Given how CS maps to JS, I'm not too worried about leaky abstractions.

2 comments

> programmer productivity is also linked to happiness given one's own tools

so i certainly agree with this, but in my experience, as the problems get harder, my happiness isn't determined by syntax.

the things that make me mad are "i have to fix this defect but this code is a fragile mess which i'm afraid to touch, so i bandaid on more hacks to have the minimum possible area of impact so i know for certain that i can give this to the client and it won't make things worse". that makes me fucking furious, man, the artist in me dies a little bit every time I do it. We have this issue in our large javascript codebase. CoffeeScript would probably help a little bit, but a speculative 2x improvement in "fucking furious" is still furious.

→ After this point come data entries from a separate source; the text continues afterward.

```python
def build(force: bool = False, verbose: bool = True) -> str:
    key = source_key()
    if not force and os.path.exists(LIB) and _read(LIB + ".key") == key:
        return LIB
    objdir = os.path.join(HERE, "build" + VARIANT)
    os.makedirs(objdir, exist_ok=True)
    hipcc = _hipcc()
    hdrs = _headers()

    def cc(src):
        obj = os.path.join(objdir, src.replace(".hip", ".o"))
        okey = _digest([os.path.join(CSRC, src)] + hdrs, FLAGS)
        if not force and os.path.exists(obj) and _read(obj + ".key") == okey:
            return obj
        cmd = [hipcc, *FLAGS, "-c", os.path.join(CSRC, src), "-o", obj]
        if verbose:
            print(" ".join(cmd), flush=True)
        r = subprocess.run(cmd, capture_output=True, text=True)
        if r.returncode != 0:
            raise RuntimeError(f"hipcc failed on {src}:\n{r.stdout}\n{r.stderr}")
        with open(obj + ".key", "w") as f:
            f.write(okey)
        return obj

    with ThreadPoolExecutor(max_workers=4) as ex:
        objs = list(ex.map(cc, SOURCES))
    cmd = [hipcc, "--offload-arch=gfx950", "-shared", "-fPIC", "-o", LIB, *objs]
    if verbose:
        print(" ".join(cmd), flush=True)
    r = subprocess.run(cmd, capture_output=True, text=True)
    if r.returncode != 0:
        raise RuntimeError(f"link failed:\n{r.stdout}\n{r.stderr}")
    with open(LIB + ".key", "w") as f:
        f.write(key)
    return LIB


if __name__ == "__main__":
    print(build(force="--force" in sys.argv))
```

psychoacoustic-adverserial-attacks_amd/csrc/gemm.hip:

```cpp
#include <algorithm>
#include <vector>

#include "gemm_dev.h"

namespace paa {

template <int ROWS, bool IS_A>
__device__ __forceinline__ void load_kc(const paa_gemm_desc& d, const float* __restrict__ base, int64_t ld, int r0,
                                        int k0, int rlim, float4 (&v)[ROWS / 32]) {
    const int tid = threadIdx.x;
    const int k = k0 + ((tid & 7) << 2);
    int64_t koff = k;
    int js = 0, kc = k;
    if (IS_A && d.a_kseg > 0) {
        js = k / d.a_kseg;
        kc = k - js * d.a_kseg;
        koff = (int64_t)js * d.a_kseg_stride + kc;
    }
#pragma unroll
    for (int i = 0; i < ROWS / 32; ++i) {
        const int r = r0 + (tid >> 3) + 32 * i;
        float4 x = make_float4(0.f, 0.f, 0.f, 0.f);
        bool ok = (r < rlim) && (k < d.K);
        const float* p;
        if (IS_A && d.a_window) {
            const int tr = r + js - d.a_pad;
            ok = ok && (tr >= 0) && (tr < d.a_rows_valid);
            p = base + (int64_t)tr * ld + kc;
        } else {
            p = base + (int64_t)r * ld + koff;
        }
        if (ok) {
            x = *reinterpret_cast<const float4*>(p);
            if (k + 3 >= d.K) {
                if (k + 1 >= d.K) x.y = 0.f;
                if (k + 2 >= d.K) x.z = 0.f;
                x.w = 0.f;
            }
        }
        v[i] = x;
    }
}

template <int ROWS>
__device__ __forceinline__ void load_rc(const paa_gemm_desc& d, const float* __restrict__ base, int64_t ld, int r0,
                                        int k0, int rlim, float4 (&v)[ROWS / 32]) {
    constexpr int VPK = ROWS / 4;
    constexpr int KSTEP = G_NT / VPK;
    const int tid = threadIdx.x;
    const int r = r0 + ((tid % VPK) << 2);
#pragma unroll
    for (int i = 0; i < ROWS / 32; ++i) {
        const int k = k0 + tid / VPK + KSTEP * i;
        float4 x = make_float4(0.f, 0.f, 0.f, 0.f);
        if (k < d.K && r < rlim) {
            x = *reinterpret_cast<const float4*>(base + (int64_t)k * ld + r);
            if (r + 3 >= rlim) {
                if (r + 1 >= rlim) x.y = 0.f;
                if (r + 2 >= rlim) x.z = 0.f;
                x.w = 0.f;
            }
        }
        v[i] = x;
    }
}

template <int ROWS, int PREC>
__device__ __forceinline__ void store_kc(unsigned short* hi, unsigned short* lo, const float4 (&v)[ROWS / 32]) {
    const int tid = threadIdx.x;
#pragma unroll
    for (int i = 0; i < ROWS / 32; ++i) {
        const int off = ((tid >> 3) + 32 * i) * G_LD + ((tid & 7) << 2);
        const float f[4] = {v[i].x, v[i].y, v[i].z, v[i].w};
        unsigned short h[4], l[4];
#pragma unroll
        for (int j = 0; j < 4; ++j) {
            h[j] = bf16_bits(f[j]);
            if (PREC) l[j] = bf16_bits(f[j] - bf16_to_f32(h[j]));
        }
        *reinterpret_cast<uint2*>(hi + off) = make_uint2(h[0] | ((unsigned)h[1] << 16), h[2] | ((unsigned)h[3] << 16));
        if (PREC)
            *reinterpret_cast<uint2*>(lo + off) = make_uint2(l[0] | ((unsigned)l[1] << 16), l[2] | ((unsigned)l[3] << 16));
    }
}

template <int ROWS, int PREC>
__device__ __forceinline__ void store_rc(unsigned short* hi, unsigned short* lo, const float4 (&v)[ROWS / 32]) {
    constexpr int VPK = ROWS / 4;
    constexpr int KSTEP = G_NT / VPK;
    const int tid = threadIdx.x;
#pragma unroll
    for (int i = 0; i < ROWS / 32; ++i) {
        const int k = tid / VPK + KSTEP * i;
        const int r = (tid % VPK) << 2;
        const float f[4] = {v[i].x, v[i].y, v[i].z, v[i].w};
#pragma unroll
        for (int j = 0; j < 4; ++j) {
            const unsigned short h = bf16_bits(f[j]);
            hi[(r + j) * G_LD + k] = h;
            if (PREC) lo[(r + j) * G_LD + k] = bf16_bits(f[j] - bf16_to_f32(h));
        }
    }
}

template <int BN, int PREC, bool AKC, bool BKC>
__global__ __launch_bounds__(G_NT) void k_gemm(GemmArgs g) {
    constexpr int NPL = PREC ? 2 : 1;
    constexpr int NJ = BN / 64;
    __shared__ __attribute__((aligned(16))) unsigned short smem[NPL * (G_BM + BN) * G_LD];
    unsigned short* sAh = smem;
    unsigned short* sAl = smem + (PREC ? G_BM * G_LD : 0);
    unsigned short* sBh = smem + NPL * G_BM * G_LD;
    unsigned short* sBl = sBh + (PREC ? BN * G_LD : 0);

    const paa_gemm_desc& d = g.d;
    const int nwg = g.tiles_m * g.tiles_n;
    const int orig = blockIdx.x;
    const int q = nwg >> 3, r8 = nwg & 7, xcd = orig & 7;
    const int id = (xcd < r8 ? xcd * (q + 1) : r8 * (q + 1) + (xcd - r8) * q) + (orig >> 3);
    const int tm = id / g.tiles_n, tn = id - tm * g.tiles_n;
    const int m0 = tm * G_BM, n0 = tn * BN;
    const int z = blockIdx.y;
    const int z1 = z / d.batch2, z2 = z - z1 * d.batch2;
    const float* A = d.A + z1 * d.a_s1 + z2 * d.a_s2;
    const float* B = d.B + z1 * d.b_s1 + z2 * d.b_s2;

    const int tid = threadIdx.x, lane = tid & 63, wave = tid >> 6;
    const int wm = wave >> 1, wn = wave & 1;
    const int lr = lane & 31, lh = lane >> 5;

    f32x16 acc[2][NJ];
#pragma unroll
    for (int i = 0; i < 2; ++i)
#pragma unroll
        for (int j = 0; j < NJ; ++j)
#pragma unroll
            for (int e = 0; e < 16; ++e) acc[i][j][e] = 0.f;

    float4 ra[G_BM / 32], rb[BN / 32];
    const int nk = (d.K + G_BK - 1) / G_BK;
    if (AKC) load_kc<G_BM, true>(d, A, d.lda, m0, 0, d.M, ra); else load_rc<G_BM>(d, A, d.lda, m0, 0, d.M, ra);
    if (BKC) load_kc<BN, false>(d, B, d.ldb, n0, 0, d.N, rb); else load_rc<BN>(d, B, d.ldb, n0, 0, d.N, rb);

    for (int kt = 0; kt < nk; ++kt) {
        if (AKC) store_kc<G_BM, PREC>(sAh, sAl, ra); else store_rc<G_BM, PREC>(sAh, sAl, ra);
        if (BKC) store_kc<BN, PREC>(sBh, sBl, rb); else store_rc<BN, PREC>(sBh, sBl, rb);
        __syncthreads();
        if (kt + 1 < nk) {
            const int k0 = (kt + 1) * G_BK;
            if (AKC) load_kc<G_BM, true>(d, A, d.lda, m0, k0, d.M, ra); else load_rc<G_BM>(d, A, d.lda, m0, k0, d.M, ra);
            if (BKC) load_kc<BN, false>(d, B, d.ldb, n0, k0, d.N, rb); else load_rc<BN>(d, B, d.ldb, n0, k0, d.N, rb);
        }
#pragma unroll
        for (int ks = 0; ks < 2; ++ks) {
            bf16x8 ah[2], al[2], bh[NJ], bl[NJ];
#pragma unroll
            for (int i = 0; i < 2; ++i) {
                const int off = (wm * 64 + i * 32 + lr) * G_LD + ks * 16 + lh * 8;
                ah[i] = *reinterpret_cast<const bf16x8*>(sAh + off);
                if (PREC) al[i] = *reinterpret_cast<const bf16x8*>(sAl + off);
            }
#pragma unroll
            for (int j = 0; j < NJ; ++j) {
                const int off = (wn * (BN / 2) + j * 32 + lr) * G_LD + ks * 16 + lh * 8;
                bh[j] = *reinterpret_cast<const bf16x8*>(sBh + off);
                if (PREC) bl[j] = *reinterpret_cast<const bf16x8*>(sBl + off);
            }
#pragma unroll
            for (int i = 0; i < 2; ++i)
#pragma unroll
                for (int j = 0; j < NJ; ++j) {
                    if (PREC) {
                        acc[i][j] = __builtin_amdgcn_mfma_f32_32x32x16_bf16(al[i], bh[j], acc[i][j], 0, 0, 0);
                        acc[i][j] = __builtin_amdgcn_mfma_f32_32x32x16_bf16(ah[i], bl[j], acc[i][j], 0, 0, 0);
                    }
                    acc[i][j] = __builtin_amdgcn_mfma_f32_32x32x16_bf16(ah[i], bh[j], acc[i][j], 0, 0, 0);
                }
        }
        __syncthreads();
    }

    epilogue<NJ, 2>(d, acc, m0 + wm * 64 + 4 * lh, n0 + wn * (BN / 2) + lr, z1, z2);
}

constexpr int H_BK = 64, H_LD = 72;

template <int ROWS, bool IS_A, int NT>
__device__ __forceinline__ void load_bf(const paa_gemm_desc& d, const unsigned short* __restrict__ base, int64_t ld,
                                        int r0, int k0, int rlim, uint4 (&v)[ROWS * 8 / NT], int tid, int il = 0) {
    const int k = k0 + ((tid & 7) << 3);
    int64_t koff = il ? ((k >> 5) << 6) + (k & 31) + (il == 2 ? 32 : 0) : k;
    int js = 0, kc = k;
    if (IS_A && d.a_kseg > 0) {
        js = k / d.a_kseg;
        kc = k - js * d.a_kseg;
        koff = (int64_t)js * d.a_kseg_stride + kc;
    }
#pragma unroll
    for (int i = 0; i < ROWS * 8 / NT; ++i) {
        const int r = r0 + (tid >> 3) + (NT / 8) * i;
        uint4 x = make_uint4(0u, 0u, 0u, 0u);
        bool ok = (r < rlim) && (k < d.K);
        const unsigned short* p;
        if (IS_A && d.a_window) {
            const int tr = r + js - d.a_pad;
            ok = ok && (tr >= 0) && (tr < d.a_rows_valid);
            p = base + (int64_t)tr * ld + kc;
        } else {
            p = base + (int64_t)r * ld + koff;
        }
        if (ok) x = *reinterpret_cast<const uint4*>(p);
        v[i] = x;
    }
}

typedef unsigned int u32x4 __attribute__((ext_vector_type(4)));
__device__ __forceinline__ __amdgpu_buffer_rsrc_t tile_rsrc(const unsigned short* base, int64_t elems) {
    const int64_t bytes = elems > 0 ? 2 * elems : 0;
    return __builtin_amdgcn_make_buffer_rsrc(const_cast<unsigned short*>(base), 0,
                                             (int)(unsigned)(bytes > 0xFFFFFFFFll ? 0xFFFFFFFFll : bytes), 0x00020000);
}
template <int ROWS, int NT>
__device__ __forceinline__ void load_buf(__amdgpu_buffer_rsrc_t rs, unsigned voff, unsigned k0_bytes, unsigned step_bytes,
                                         uint4 (&v)[ROWS * 8 / NT]) {
#pragma unroll
    for (int i = 0; i < ROWS * 8 / NT; ++i) {
        const u32x4 x = __builtin_amdgcn_raw_buffer_load_b128(rs, voff, k0_bytes + i * step_bytes, 0);
        v[i] = make_uint4(x.x, x.y, x.z, x.w);
    }
}

template <int ROWS, int NT, bool PERM, bool SWZ = false>
__device__ __forceinline__ void store_bf(unsigned short* lds, const uint4 (&v)[ROWS * 8 / NT], int tid) {
    constexpr int LD = SWZ ? 64 : H_LD;
#pragma unroll
    for (int i = 0; i < ROWS * 8 / NT; ++i) {
        int r = (tid >> 3) + (NT / 8) * i;
        if (PERM) r = (r & ~63) | ((((r >> 2) & 1) << 5) + (((r & 63) >> 3) << 2) + (r & 3));
        const int ch = SWZ ? ((tid & 7) ^ ((r >> 1) & 7)) : (tid & 7);
        *reinterpret_cast<uint4*>(lds + r * LD + (ch << 3)) = v[i];
    }
}
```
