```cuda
int uttt_destroy(uttt_engine* e) {
    if (!e) return 0;
    cudaSetDevice(e->cfg.device);
    cudaDeviceSynchronize();
    for (void* p : e->allocs) cudaFree(p);
    release_weights(e->w);
// ... 450 lines not shown
                0ll, d[1] - d[0], d[2] - d[0], d[3] - d[0], d[4] - d[0], d[5] - d[0], d[6] - d[0], d[8] - d[0], d[9] - d[0], d[10] - d[0], d[11] - d[0],
                d[12] - d[0], d[13] - d[0], d[14] - d[0]);
        fprintf(stderr, "tc2 detail, layer 20 -> 21 (cycles rel. accumulator observed by epilogue thread 0): last MMA of layer 20 committed %lld | "
                "first chunk loaded %lld, stored %lld, fenced %lld, chunks published %lld %lld %lld %lld | issuer of tile 0 passed the "
                "act barrier of quarter 0..3 at %lld %lld %lld %lld\n", d[12] - d[0], d[1] - d[0], d[2] - d[0], d[3] - d[0], d[4] - d[0],
                d[5] - d[0], d[6] - d[0], d[7] - d[0], d[8] - d[0], d[9] - d[0], d[10] - d[0], d[11] - d[0]);
        long long au[10];
        UTTT_CUDA_OK(cudaMemcpy(au, e->tc_dbg + 200, sizeof(au), cudaMemcpyDeviceToHost));
        fprintf(stderr, "heads FC tail (cycles rel. body done): barriers ready %lld, features loaded %lld, chunk 0/1/2 landed %lld %lld %lld, "
                "policy FC done %lld, all FC done %lld, exit %lld\n", au[3] - au[1], au[4] - au[1], au[5] - au[1], au[6] - au[1],
                au[7] - au[1], au[8] - au[1], au[9] - au[1], au[2] - au[1]);
        fprintf(stderr, "trunk_auto_kernel CTA 0 (cycles rel. entry): body done %lld, heads FC done %lld (warp 0's exit; heads = %lld)\n",
                au[1] - au[0], au[2] - au[0], au[2] - au[1]);
        fprintf(stderr, "trunk phases (cycles rel. entry): setup %lld, first MMA %lld, last epilogue %lld, exit %lld\n", ph[1] - ph[0],
                (long long)out128[0] - ph[0], ph[2] - ph[0], ph[3] - ph[0]);
    }
    return 0;
}

int uttt_debug_batch_histogram(uttt_engine* e, int64_t* out64, int32_t reset) {
    UTTT_CHECK(e && out64, "null argument");
    UTTT_CUDA_OK(cudaSetDevice(e->cfg.device));
    UTTT_CUDA_OK(cudaDeviceSynchronize());
    UTTT_CUDA_OK(cudaMemcpy(out64, e->tc_dbg + 128, 64 * sizeof(long long), cudaMemcpyDeviceToHost));
    if (reset) UTTT_CUDA_OK(cudaMemset(e->tc_dbg + 128, 0, 64 * sizeof(long long)));
    return 0;
}

int uttt_debug_trace(uttt_engine* e, int enable) {
    UTTT_CHECK(e != nullptr, "null engine");
// ... 51 lines not shown
```

### ultimate-tictactoe-alphazero_b200/csrc/net_auto.cu

```cuda
#include "heads_fc.cuh"
#include "net_pp_kernel.cuh"
#include "net_tc2_kernel.cuh"

namespace uttt {

static_assert(tc2::Cfg<>::THREADS == pp::THREADS, "one block size for both bodies");
constexpr int AUTO_SMEM = tc2::Cfg<>::SMEM_BYTES > pp::Cfg<1>::SMEM_BYTES ? tc2::Cfg<>::SMEM_BYTES : pp::Cfg<1>::SMEM_BYTES;
static_assert(HEADS_SMEM_BYTES <= AUTO_SMEM, "the fused heads reuse the trunk's shared memory");

constexpr int SLOT_CHUNKS = 17;
__device__ __forceinline__ void scan_slots(const uint8_t* __restrict__ flags, int n_slots, int n_pairs, int pair, int small_cap,
                                           int* s_npos, int* s_src) {
    const int lane = threadIdx.x & 31;
    uint32_t mine = 0;
#pragma unroll
    for (int j = 0; j < SLOT_CHUNKS; j++) {
        const int idx = lane + 32 * j;
        if (idx < n_slots && flags[idx]) mine |= 1u << j;
    }
    uint32_t bal[SLOT_CHUNKS];
    int n_pos = 0;
#pragma unroll
    for (int j = 0; j < SLOT_CHUNKS; j++) {
        bal[j] = __ballot_sync(0xFFFFFFFFu, (mine >> j) & 1u);
// ... 2 lines not shown
    const int P = n_pos <= small_cap ? tc2::group_positions(n_pos, n_pairs) : pp::pair_positions<1>(n_pos, n_pairs);
    const int first = pair * P, last = min(n_pos, first + P);
    int run = 0;
#pragma unroll
    for (int j = 0; j < SLOT_CHUNKS; j++) {
        if ((bal[j] >> lane) & 1u) {
            const int rank = run + __popc(bal[j] & ((1u << lane) - 1u));
            if (rank >= first && rank < last) s_src[rank - first] = lane + 32 * j;
        }
        run += __popc(bal[j]);
    }
    if (lane == 0) *s_npos = n_pos;
}

constexpr int AUTO_SMEM_TOTAL = AUTO_SMEM + 64;

__global__ void __cluster_dims__(2, 1, 1) __launch_bounds__(pp::THREADS, 1)
trunk_auto_kernel(const __nv_bfloat16* __restrict__ res_w8, const __nv_bfloat16* __restrict__ conv_in_w8,
                  const __nv_bfloat16* __restrict__ res_w18, const __nv_bfloat16* __restrict__ conv_in_w18,
                  const __nv_bfloat16* __restrict__ bias_2sm,
                  const __nv_bfloat16* __restrict__ planes, const float* __restrict__ headw, float* headfeat, uint4* skip,
                  const int32_t* __restrict__ count, int small_cap, int cap1, long long* dbg,
                  HeadsFC fc, float* policy, float* value ,
                  const uint8_t* __restrict__ slot_flags, int n_slots ) {
    extern __shared__ __align__(1024) uint8_t smem[];
    pdl_trigger();
    pdl_wait();
    const bool stamp = dbg && blockIdx.x == 0 && threadIdx.x == 0;
    if (stamp) dbg[200] = clock64();
    const int n_pairs = (int)gridDim.x >> 1, pair = (int)blockIdx.x >> 1;
    int* s_src = reinterpret_cast<int*>(smem + AUTO_SMEM);
    int* s_npos = s_src + 8;
    int n_pos;
    if (slot_flags) {
        if (threadIdx.x < 32) scan_slots(slot_flags, n_slots, n_pairs, pair, small_cap, s_npos, s_src);
        __syncthreads();
        n_pos = *s_npos;
    } else {
        n_pos = *count;
    }
    const int* src = slot_flags ? s_src : nullptr;
    const bool small = n_pos <= small_cap;
    if (n_pos <= 0 || n_pos > cap1) return;
    tcx::count_batch(dbg, n_pos);
    if (!small)
        pp::trunk_pp_body<1>(res_w18, conv_in_w18, bias_2sm, planes, headw, headfeat, skip, dbg, n_pos, src);
    else
        tc2::trunk_tc2_body<false>(res_w8, conv_in_w8, bias_2sm, planes, headw, headfeat, skip, dbg, n_pos, src, 0, false);
    if (stamp) dbg[201] = clock64();
    if (policy == nullptr) return;
    const int P = small ? tc2::group_positions(n_pos, n_pairs) : pp::pair_positions<1>(n_pos, n_pairs);
    const int first = pair * P, last = min(n_pos, first + P);
    const int rank = (int)tcx::cluster_rank();
    const int row0 = first + rank;
    const int np = row0 < last ? (last - row0 + 1) >> 1 : 0;
    static_assert((pp::Cfg<1>::MAX_PA + pp::Cfg<1>::MAX_PB + 1) / 2 <= HEADS_P, "one heads call per CTA");
    if (np == 0) return;
    heads_fc_block(fc, headfeat, row0, 2, np, policy, value, 1, reinterpret_cast<float*>(smem), stamp ? dbg + 203 : nullptr,
                   src ? src + rank : nullptr);
    if (stamp) dbg[202] = clock64();
}

cudaError_t trunk_auto_init() {
    return cudaFuncSetAttribute(trunk_auto_kernel, cudaFuncAttributeMaxDynamicSharedMemorySize, AUTO_SMEM_TOTAL);
}

cudaError_t launch_trunk_auto(const NetWeights& w, const __nv_bfloat16* planes, float* headfeat, const int32_t* count, int max_rows,
                              float* skip, int n_sm, cudaStream_t s, long long* dbg, float* policy, float* value,
                              const uint8_t* slot_flags, int n_slots) {
    int pairs = n_sm / 2;
    if (max_rows < pairs) pairs = max_rows < 1 ? 1 : max_rows;
    const int small_cap = (n_sm / 2) * tc2::Cfg<>::MAX_P;
    const int cap1 = (n_sm / 2) * (pp::Cfg<1>::MAX_PA + pp::Cfg<1>::MAX_PB);
    if (policy && max_rows > cap1) return cudaErrorInvalidValue;
    if (slot_flags && (!policy || n_slots > 32 * SLOT_CHUNKS || n_slots > max_rows)) return cudaErrorInvalidValue;
    return launch_pdl(trunk_auto_kernel, dim3(2 * pairs), dim3(pp::THREADS), AUTO_SMEM_TOTAL, s, w.res_w_2sm, w.conv_in_w_2sm,
                      w.res_w_2sm18, w.conv_in_w_2sm18, w.bias_blk_2sm, planes, w.head_w, headfeat, reinterpret_cast<uint4*>(skip),
                      count, small_cap, cap1, dbg, heads_fc_of(w), policy, value, slot_flags, n_slots);
}

}
```

### ultimate-tictactoe-alphazero_b200/csrc/net_pp_kernel.cuh

```cuda
#pragma once
#include "tc_common.cuh"

namespace uttt {
namespace pp {

using namespace tcx;

constexpr int POS_ROWS = 100;
constexpr int LEAD = 11;
constexpr int LT = 2;
constexpr int NG = 2;
constexpr int BIAS_BYTES = 2048;
constexpr int CONST_BYTES = 4096;
constexpr int EPI_WARPS = 8 * LT;
constexpr int THREADS = (EPI_WARPS + 1 + LT) * 32;
constexpr int SKIP_ROWS = 128 * LT;
constexpr int GROUP_LAYERS = NET_LAYERS + 1;
constexpr uint32_t IDESC = IDESC_M256_N128_BF16;
constexpr int a_rows(int tiles) { return (LEAD + 128 * tiles + 11 + 7) / 8 * 8; }

template <int LTB>
struct Cfg {
    static constexpr int MAX_PA = 5, MAX_PB = (LTB == 1) ? 2 : 5;
    static constexpr int PANEL_A = a_rows(LT) * 16, PANEL_B = a_rows(LTB) * 16;
// ... 37 lines not shown
__host__ __device__ inline int pair_positions(int n_pos, int n_pairs) {
    int P = (n_pos + n_pairs - 1) / n_pairs;
    return P < 1 ? 1 : (P > Cfg<LTB>::MAX_PA + Cfg<LTB>::MAX_PB ? Cfg<LTB>::MAX_PA + Cfg<LTB>::MAX_PB : P);
}
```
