import torch
from torch import nn

from lgm_hip import ops
from lgm_hip.flat import FlatParams, _r4
from lgm_hip.lightning import LightningModule, multi_rank
from lgm_hip.nn import Conv2d, GradCtx, GroupNorm, Linear, RMSNorm, param_kind
from lgm_hip.optim import EMA, FusedAdam


ModelPrediction = namedtuple("ModelPrediction", ["pred_noise", "pred_x_start"])


_NO_RES_FOLD = os.environ.get("LGM_NO_RES_FOLD") is not None


def _chan(t: torch.Tensor, lo: int, hi: int) -> torch.Tensor:
# ... 116 lines not shown
        hidden = heads * dim_head
        self.norm = RMSNorm(dim)
        self.mem_kv = nn.Parameter(torch.randn(2, heads, num_mem_kv, dim_head))
        self.to_qkv = Conv2d(dim, hidden * 3, 1, bias=False)
        self.to_out = Conv2d(hidden, dim, 1)

    def fwd(self, x, out, save: bool):
        B, H, W, C = x.shape
        fp = self.mem_kv._lgm_flat
        r = ops.rms_qkv_fused(x, fp.ptr(self.norm.g), fp.ptr(self.to_qkv.weight), 3 * self.heads * self.dim_head)
        if r is not None:
            xn, qkv = r
        else:
            xn = self.norm.fwd(x)
            qkv = self.to_qkv.fwd(xn)
        ao = ops.new((B, H, W, self.heads * self.dim_head), x)
        lse = ops.attn_fwd(qkv, fp.ptr(self.mem_kv), self.heads, self.dim_head, self.M, ao)
        self.to_out.fwd(ao, out=out, res=x)
        return (x, xn, qkv, ao, lse) if save else None

    def bwd(self, gc: GradCtx, saved, gy, gx, accumulate: bool):
        x, xn, qkv, ao, lse = saved
        fp = gc.flat
        gao = self.to_out.bwd(gc, ao, gy)
        gqkv = ops.new(qkv.shape, qkv)
        dm = gc.defer_for(self.mem_kv)
        ops.attn_bwd(qkv, fp.ptr(self.mem_kv), ao, gao, lse, self.heads, self.dim_head, self.M, gqkv,
                     fp.gptr(self.mem_kv), gc.beta(self.mem_kv), defer=dm)
        gxn = self.to_qkv.bwd(gc, xn, gqkv)
        del gqkv, gao
        self.norm.bwd(gc, x, gxn, gx, accumulate, res=gy)
        return gx


class _DownConv(Conv2d):

    def __init__(self, dim, dim_out):
        super().__init__(dim, dim_out, 2, stride=2, padding=0)

    @property
    def ref_shape(self):
        return (self.cout, 4 * self.cin, 1, 1)

    def _save_to_state_dict(self, destination, prefix, keep_vars):
        super()._save_to_state_dict(destination, prefix, keep_vars)
        k = prefix + "weight"
        destination[k] = destination[k].reshape(self.ref_shape)

    def _load_from_state_dict(self, state_dict, prefix, local_metadata, strict, missing_keys, unexpected_keys, error_msgs):
        k = prefix + "weight"
        w = state_dict.get(k)
        if w is not None and tuple(w.shape) == self.ref_shape:
            state_dict = {kk: v for kk, v in state_dict.items() if kk.startswith(prefix)}
            state_dict[k] = w.reshape(self.weight.shape)
        super()._load_from_state_dict(state_dict, prefix, local_metadata, strict, missing_keys, unexpected_keys, error_msgs)


class _Down(nn.Module):

    def __init__(self, dim, dim_out):
        super().__init__()
        self.add_module("0", nn.Identity())
        self.add_module("1", _DownConv(dim, dim_out))

    def fwd(self, x, out, save):
        self._modules["1"].fwd(x, out=out)
        return (x,) if save else None

    def bwd(self, gc, saved, gy, gx, accumulate):
        (x,) = saved
        self._modules["1"].bwd(gc, x, gy, gx, accumulate)
        return gx


class _Up(nn.Module):

    def __init__(self, dim, dim_out):
        super().__init__()
        self.add_module("0", nn.Identity())
        self.add_module("1", Conv2d(dim, dim_out, 3, padding=1))

    def fwd(self, x, out, save):
        B, H, W, C = x.shape
        hi = ops.new((B, 2 * H, 2 * W, C), x)
        ops.upsample2x_fwd(x, hi)
        self._modules["1"].fwd(hi, out=out)
        return (hi,) if save else None

    def bwd(self, gc, saved, gy, gx, accumulate):
        (hi,) = saved
        ghi = self._modules["1"].bwd(gc, hi, gy)
        ops.upsample2x_bwd(ghi, gx, accumulate)
        return gx


class _PlainConv(Conv2d):

    def fwd_s(self, x, out, save):
        self.fwd(x, out=out)
        return (x,) if save else None

    def bwd_s(self, gc, saved, gy, gx, accumulate):
        (x,) = saved
        self.bwd(gc, x, gy, gx, accumulate)
        return gx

This opinion is probably along the lines of those who think CoffeeScript is a toy. List comprehensions don't fix our problem; we (my team) just don't care. investing in education, growing the teams ability to craft well factored code and stable code, that will have exponential payoff.

Now you can get meta here and say a language like ClojureScript which brings Clojure's strong opinions about managing complexity and crafting good abstractions - you get better just by using it, its sort of self-educating. ClojureScript has my attention.

I would also argue that even if the abstraction overhead of CoffeeScript proves problematic in the long run, it would still be an excellent tool for writing out a functioning sketch of your project. The individual components can then, if needed, be rewritten in JS. And because of CoffeeScript's golden rule, that's a wonderfully simple process.